Although software development experts involved in the Java Community Process (JCP) are working to finalize the specifications for Java EE 6, due by year’s end, the market may already be passing Sun by. To minimize the notorious “Java bloat”—the result of adding APIs and other specifications that fatten the platform without discarding old ones—Sun is preaching the virtues of modularity. Developers need only use the modules, or in Sun’s parlance, “profiles,” prescribed to build the particular application they have in mind.

To be sure, Sun can point to improvements in Java EE 6 over EE 5, and in EE 5 over its predecessor. But other software companies, commercial and open-source, are formulating solutions that can be used well before Sun can get EE 6 out the door.

“Modular design ... is something [application vendors] are basically taking into their own hands,” said Jeff Genender, a representative in the JCP of the Apache Software Foundation.

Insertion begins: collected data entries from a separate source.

diff --git a/stochastic-muzero_amd/csrc/smz_mlp_device.hpp b/stochastic-muzero_amd/csrc/smz_mlp_device.hpp
--- a/stochastic-muzero_amd/csrc/smz_mlp_device.hpp
+++ b/stochastic-muzero_amd/csrc/smz_mlp_device.hpp
@@ -340,29 +340,67 @@
 #define SMZ_HSTEP2(I0, I1, CTRL) I0 " %0, %0, %0 " CTRL "\n\t" I1 " %1, %1, %1 " CTRL "\n\t"
 #define SMZ_HSTEP3(I0, I1, I2, CTRL) I0 " %0, %0, %0 " CTRL "\n\t" I1 " %1, %1, %1 " CTRL "\n\t" I2 " %2, %2, %2 " CTRL "\n\t"
 #define SMZ_HSTEP5(I, CTRL) I " %0, %0, %0 " CTRL "\n\t" I " %1, %1, %1 " CTRL "\n\t" I " %2, %2, %2 " CTRL "\n\t" I " %3, %3, %3 " CTRL "\n\t" I " %4, %4, %4 " CTRL "\n\t"
-#define SMZ_HALF_CHAIN(STEP, ...)                                                          \
-    "s_nop 1\n\t" STEP(__VA_ARGS__, "row_shr:1 row_mask:0xf bank_mask:0xf") "s_nop 0\n\t"  \
-    STEP(__VA_ARGS__, "row_shr:2 row_mask:0xf bank_mask:0xf") "s_nop 0\n\t"                \
-    STEP(__VA_ARGS__, "row_shr:4 row_mask:0xf bank_mask:0xf") "s_nop 0\n\t"                \
-    STEP(__VA_ARGS__, "row_shr:8 row_mask:0xf bank_mask:0xf") "s_nop 0\n\t"                \
+#define SMZ_HSTEP7(I, CTRL) SMZ_HSTEP5(I, CTRL) I " %5, %5, %5 " CTRL "\n\t" I " %6, %6, %6 " CTRL "\n\t"
+#define SMZ_HALF_CHAIN(PAD, STEP, ...)                                                     \
+    "s_nop 1\n\t" STEP(__VA_ARGS__, "row_shr:1 row_mask:0xf bank_mask:0xf") PAD            \
+    STEP(__VA_ARGS__, "row_shr:2 row_mask:0xf bank_mask:0xf") PAD                          \
+    STEP(__VA_ARGS__, "row_shr:4 row_mask:0xf bank_mask:0xf") PAD                          \
+    STEP(__VA_ARGS__, "row_shr:8 row_mask:0xf bank_mask:0xf") PAD                          \
     STEP(__VA_ARGS__, "row_bcast:15 row_mask:0xa bank_mask:0xf") "s_nop 1"
+#define SMZ_PAD2 "s_nop 0\n\t"
 __device__ inline void half_max2(float &a, float &b) {
-    asm SMZ_DPP_VOLATILE(SMZ_HALF_CHAIN(SMZ_HSTEP2, "v_max_f32_dpp", "v_max_f32_dpp") : "+v"(a), "+v"(b));
+    asm SMZ_DPP_VOLATILE(SMZ_HALF_CHAIN(SMZ_PAD2, SMZ_HSTEP2, "v_max_f32_dpp", "v_max_f32_dpp") : "+v"(a), "+v"(b));
 }
 __device__ inline void half_minmax(float &mn, float &mx) {
-    asm SMZ_DPP_VOLATILE(SMZ_HALF_CHAIN(SMZ_HSTEP2, "v_min_f32_dpp", "v_max_f32_dpp") : "+v"(mn), "+v"(mx));
+    asm SMZ_DPP_VOLATILE(SMZ_HALF_CHAIN(SMZ_PAD2, SMZ_HSTEP2, "v_min_f32_dpp", "v_max_f32_dpp") : "+v"(mn), "+v"(mx));
 }
 __device__ inline void half_max_min_max(float &a, float &b, float &c) {
-    asm SMZ_DPP_VOLATILE(SMZ_HALF_CHAIN(SMZ_HSTEP3, "v_max_f32_dpp", "v_min_f32_dpp", "v_max_f32_dpp") : "+v"(a), "+v"(b), "+v"(c));
+    asm SMZ_DPP_VOLATILE(SMZ_HALF_CHAIN("", SMZ_HSTEP3, "v_max_f32_dpp", "v_min_f32_dpp", "v_max_f32_dpp") : "+v"(a), "+v"(b), "+v"(c));
 }
 __device__ inline void half_sum2(float &a, float &b) {
-    asm SMZ_DPP_VOLATILE(SMZ_HALF_CHAIN(SMZ_HSTEP2, "v_add_f32_dpp", "v_add_f32_dpp") : "+v"(a), "+v"(b));
+    asm SMZ_DPP_VOLATILE(SMZ_HALF_CHAIN(SMZ_PAD2, SMZ_HSTEP2, "v_add_f32_dpp", "v_add_f32_dpp") : "+v"(a), "+v"(b));
 }
 __device__ inline void half_sum3(float &a, float &b, float &c) {
-    asm SMZ_DPP_VOLATILE(SMZ_HALF_CHAIN(SMZ_HSTEP3, "v_add_f32_dpp", "v_add_f32_dpp", "v_add_f32_dpp") : "+v"(a), "+v"(b), "+v"(c));
+    asm SMZ_DPP_VOLATILE(SMZ_HALF_CHAIN("", SMZ_HSTEP3, "v_add_f32_dpp", "v_add_f32_dpp", "v_add_f32_dpp") : "+v"(a), "+v"(b), "+v"(c));
 }
 __device__ inline void half_sum5(float &a, float &b, float &c, float &d, float &e) {
-    asm SMZ_DPP_VOLATILE(SMZ_HALF_CHAIN(SMZ_HSTEP5, "v_add_f32_dpp") : "+v"(a), "+v"(b), "+v"(c), "+v"(d), "+v"(e));
+    asm SMZ_DPP_VOLATILE(SMZ_HALF_CHAIN("", SMZ_HSTEP5, "v_add_f32_dpp") : "+v"(a), "+v"(b), "+v"(c), "+v"(d), "+v"(e));
+}
+__device__ inline void half_sum7(float &a, float &b, float &c, float &d, float &e, float &f, float &g) {
+    asm SMZ_DPP_VOLATILE(SMZ_HALF_CHAIN("", SMZ_HSTEP7, "v_add_f32_dpp") : "+v"(a), "+v"(b), "+v"(c), "+v"(d), "+v"(e), "+v"(f), "+v"(g));
+}
+
+#ifndef SMZ_HALF_ALLREDUCE
+#define SMZ_HALF_ALLREDUCE 1
+#endif
+#define SMZ_ROW_BUTTERFLY(PAD, STEP, ...)                                                  \
+    "s_nop 1\n\t" STEP(__VA_ARGS__, "quad_perm:[1,0,3,2] row_mask:0xf bank_mask:0xf") PAD  \
+    STEP(__VA_ARGS__, "quad_perm:[2,3,0,1] row_mask:0xf bank_mask:0xf") PAD                \
+    STEP(__VA_ARGS__, "row_half_mirror row_mask:0xf bank_mask:0xf") PAD                    \
+    STEP(__VA_ARGS__, "row_mirror row_mask:0xf bank_mask:0xf") "s_nop 1"
+__device__ inline void rows_even_odd(float v, float &even, float &odd) {
+    const auto r = __builtin_amdgcn_permlane16_swap(__float_as_uint(v), __float_as_uint(v), false, false);
+    even = __uint_as_float(r[0]);
+    odd = __uint_as_float(r[1]);
+}
+__device__ inline void half_all_minmax(float &mn, float &mx) {
+    asm SMZ_DPP_VOLATILE(SMZ_ROW_BUTTERFLY(SMZ_PAD2, SMZ_HSTEP2, "v_min_f32_dpp", "v_max_f32_dpp") : "+v"(mn), "+v"(mx));
+    float a0, a1, b0, b1;
+    rows_even_odd(mn, a0, a1); rows_even_odd(mx, b0, b1);
+    asm SMZ_DPP_VOLATILE("s_nop 1\n\tv_min_f32 %0, %2, %3\n\tv_max_f32 %1, %4, %5" : "=&v"(mn), "=&v"(mx) : "v"(a0), "v"(a1), "v"(b0), "v"(b1));
+}
+__device__ inline void half_all_max2(float &a, float &b) {
+    asm SMZ_DPP_VOLATILE(SMZ_ROW_BUTTERFLY(SMZ_PAD2, SMZ_HSTEP2, "v_max_f32_dpp", "v_max_f32_dpp") : "+v"(a), "+v"(b));
+    float a0, a1, b0, b1;
+    rows_even_odd(a, a0, a1); rows_even_odd(b, b0, b1);
+    asm SMZ_DPP_VOLATILE("s_nop 1\n\tv_max_f32 %0, %2, %3\n\tv_max_f32 %1, %4, %5" : "=&v"(a), "=&v"(b) : "v"(a0), "v"(a1), "v"(b0), "v"(b1));
+}
+__device__ inline void half_all_max_min_max(float &a, float &b, float &c) {
+    asm SMZ_DPP_VOLATILE(SMZ_ROW_BUTTERFLY("", SMZ_HSTEP3, "v_max_f32_dpp", "v_min_f32_dpp", "v_max_f32_dpp") : "+v"(a), "+v"(b), "+v"(c));
+    float a0, a1, b0, b1, c0, c1;
+    rows_even_odd(a, a0, a1); rows_even_odd(b, b0, b1); rows_even_odd(c, c0, c1);
+    asm SMZ_DPP_VOLATILE("s_nop 1\n\tv_max_f32 %0, %3, %4\n\tv_min_f32 %1, %5, %6\n\tv_max_f32 %2, %7, %8"
+                         : "=&v"(a), "=&v"(b), "=&v"(c) : "v"(a0), "v"(a1), "v"(b0), "v"(b1), "v"(c0), "v"(c1));
 }
 
 template <bool WITH_REWARD = false>
@@ -375,14 +413,19 @@
     const bool ppol = j < A, pval = !ppol && j < A + S, qval = oq >= A && oq < A + S;
     float mp = ppol ? P : -__builtin_inff();
     float mv = op_max(pval ? P : -__builtin_inff(), qval ? Q : -__builtin_inff());
+#if SMZ_HALF_ALLREDUCE
+    half_all_max2(mp, mv);
+#else
     half_max2(mp, mv);
     mp = half_bcast(mp, hi); mv = half_bcast(mv, hi);
+#endif
     const float eP = (ppol || pval) ? smz_exp(P - (ppol ? mp : mv)) : 0.f;
     const float eQ = qval ? smz_exp(Q - mv) : 0.f;
     float dp = ppol ? eP : 0.f, dvP = pval ? eP : 0.f, nvP = pval ? (float)(j - A - half) * eP : 0.f;
     float dv, nv;
     if (A + S == 33) {
-        half_sum3(dp, dvP, nvP);
+        if constexpr (WITH_REWARD) half_sum5(dp, dvP, nvP, rnum, rden);
+        else half_sum3(dp, dvP, nvP);
         int q = __builtin_amdgcn_update_dpp(0, __float_as_int(eQ), 0x140, 0xf, 0xf, false);
         q = __builtin_amdgcn_update_dpp(q, q, 0x142, 0xa, 0xf, false);
         const float e32 = __int_as_float(q);
@@ -390,7 +433,8 @@
         nv = nvP + (float)(32 - A - half) * e32;
     } else {
         float dvQ = eQ, nvQ = qval ? (float)(oq - A - half) * eQ : 0.f;
-        half_sum5(dp, dvP, nvP, dvQ, nvQ);
+        if constexpr (WITH_REWARD) half_sum7(dp, dvP, nvP, dvQ, nvQ, rnum, rden);
+        else half_sum5(dp, dvP, nvP, dvQ, nvQ);
         dv = dvP + dvQ; nv = nvP + nvQ;
     }
     if constexpr (WITH_REWARD) {
@@ -424,15 +468,19 @@
     float mr = plog ? P : -__builtin_inff();
     float mn = op_min(pst ? P : __builtin_inff(), qst ? Q : __builtin_inff());
     float mx = op_max(pst ? P : -__builtin_inff(), qst ? Q : -__builtin_inff());
+#if SMZ_HALF_ALLREDUCE
+    half_all_max_min_max(mr, mn, mx);
+#else
     half_max_min_max(mr, mn, mx);
     mr = half_bcast(mr, hi); mn = half_bcast(mn, hi); mx = half_bcast(mx, hi);
+#endif
     const float e = plog ? smz_exp(P - mr) : 0.f;
     float den = e, num = plog ? (float)(j - half) * e : 0.f;
-    half_sum2(den, num);
     if constexpr (DEFER) {
         *rnum = num; *rden = den;
         rew0 = rew1 = 0.f;
     } else {
+        half_sum2(den, num);
         const float r = support_to_scalar(num, den);
         rew0 = d0 ? __int_as_float(__builtin_amdgcn_readlane(__float_as_int(r), 31)) : 0.f;
         rew1 = d1 ? __int_as_float(__builtin_amdgcn_readlane(__float_as_int(r), 63)) : 0.f;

Apache, a nonprofit group supporting multiple open-source software projects, developed the Geronimo application server, whose latest update was delivered April 28. Geronimo features GBeans, a plug-in-based architecture, which lets users remove unneeded specs from Java EE 5, building lightweight configurations of the server.

A developer can start with what is basically a Geronimo kernel and add components as plug-ins to create a specific software stack, or start with the full Java EE 5 stack and remove components, Genender explained.

In a different approach to fighting Java bloat, Intelliun is using model-driven development, which adds an abstraction layer between the Java EE platform and the application layer. That way, the application can be developed without the complications of the platform layer, said Iyad Jabri, president and CEO of Intelliun.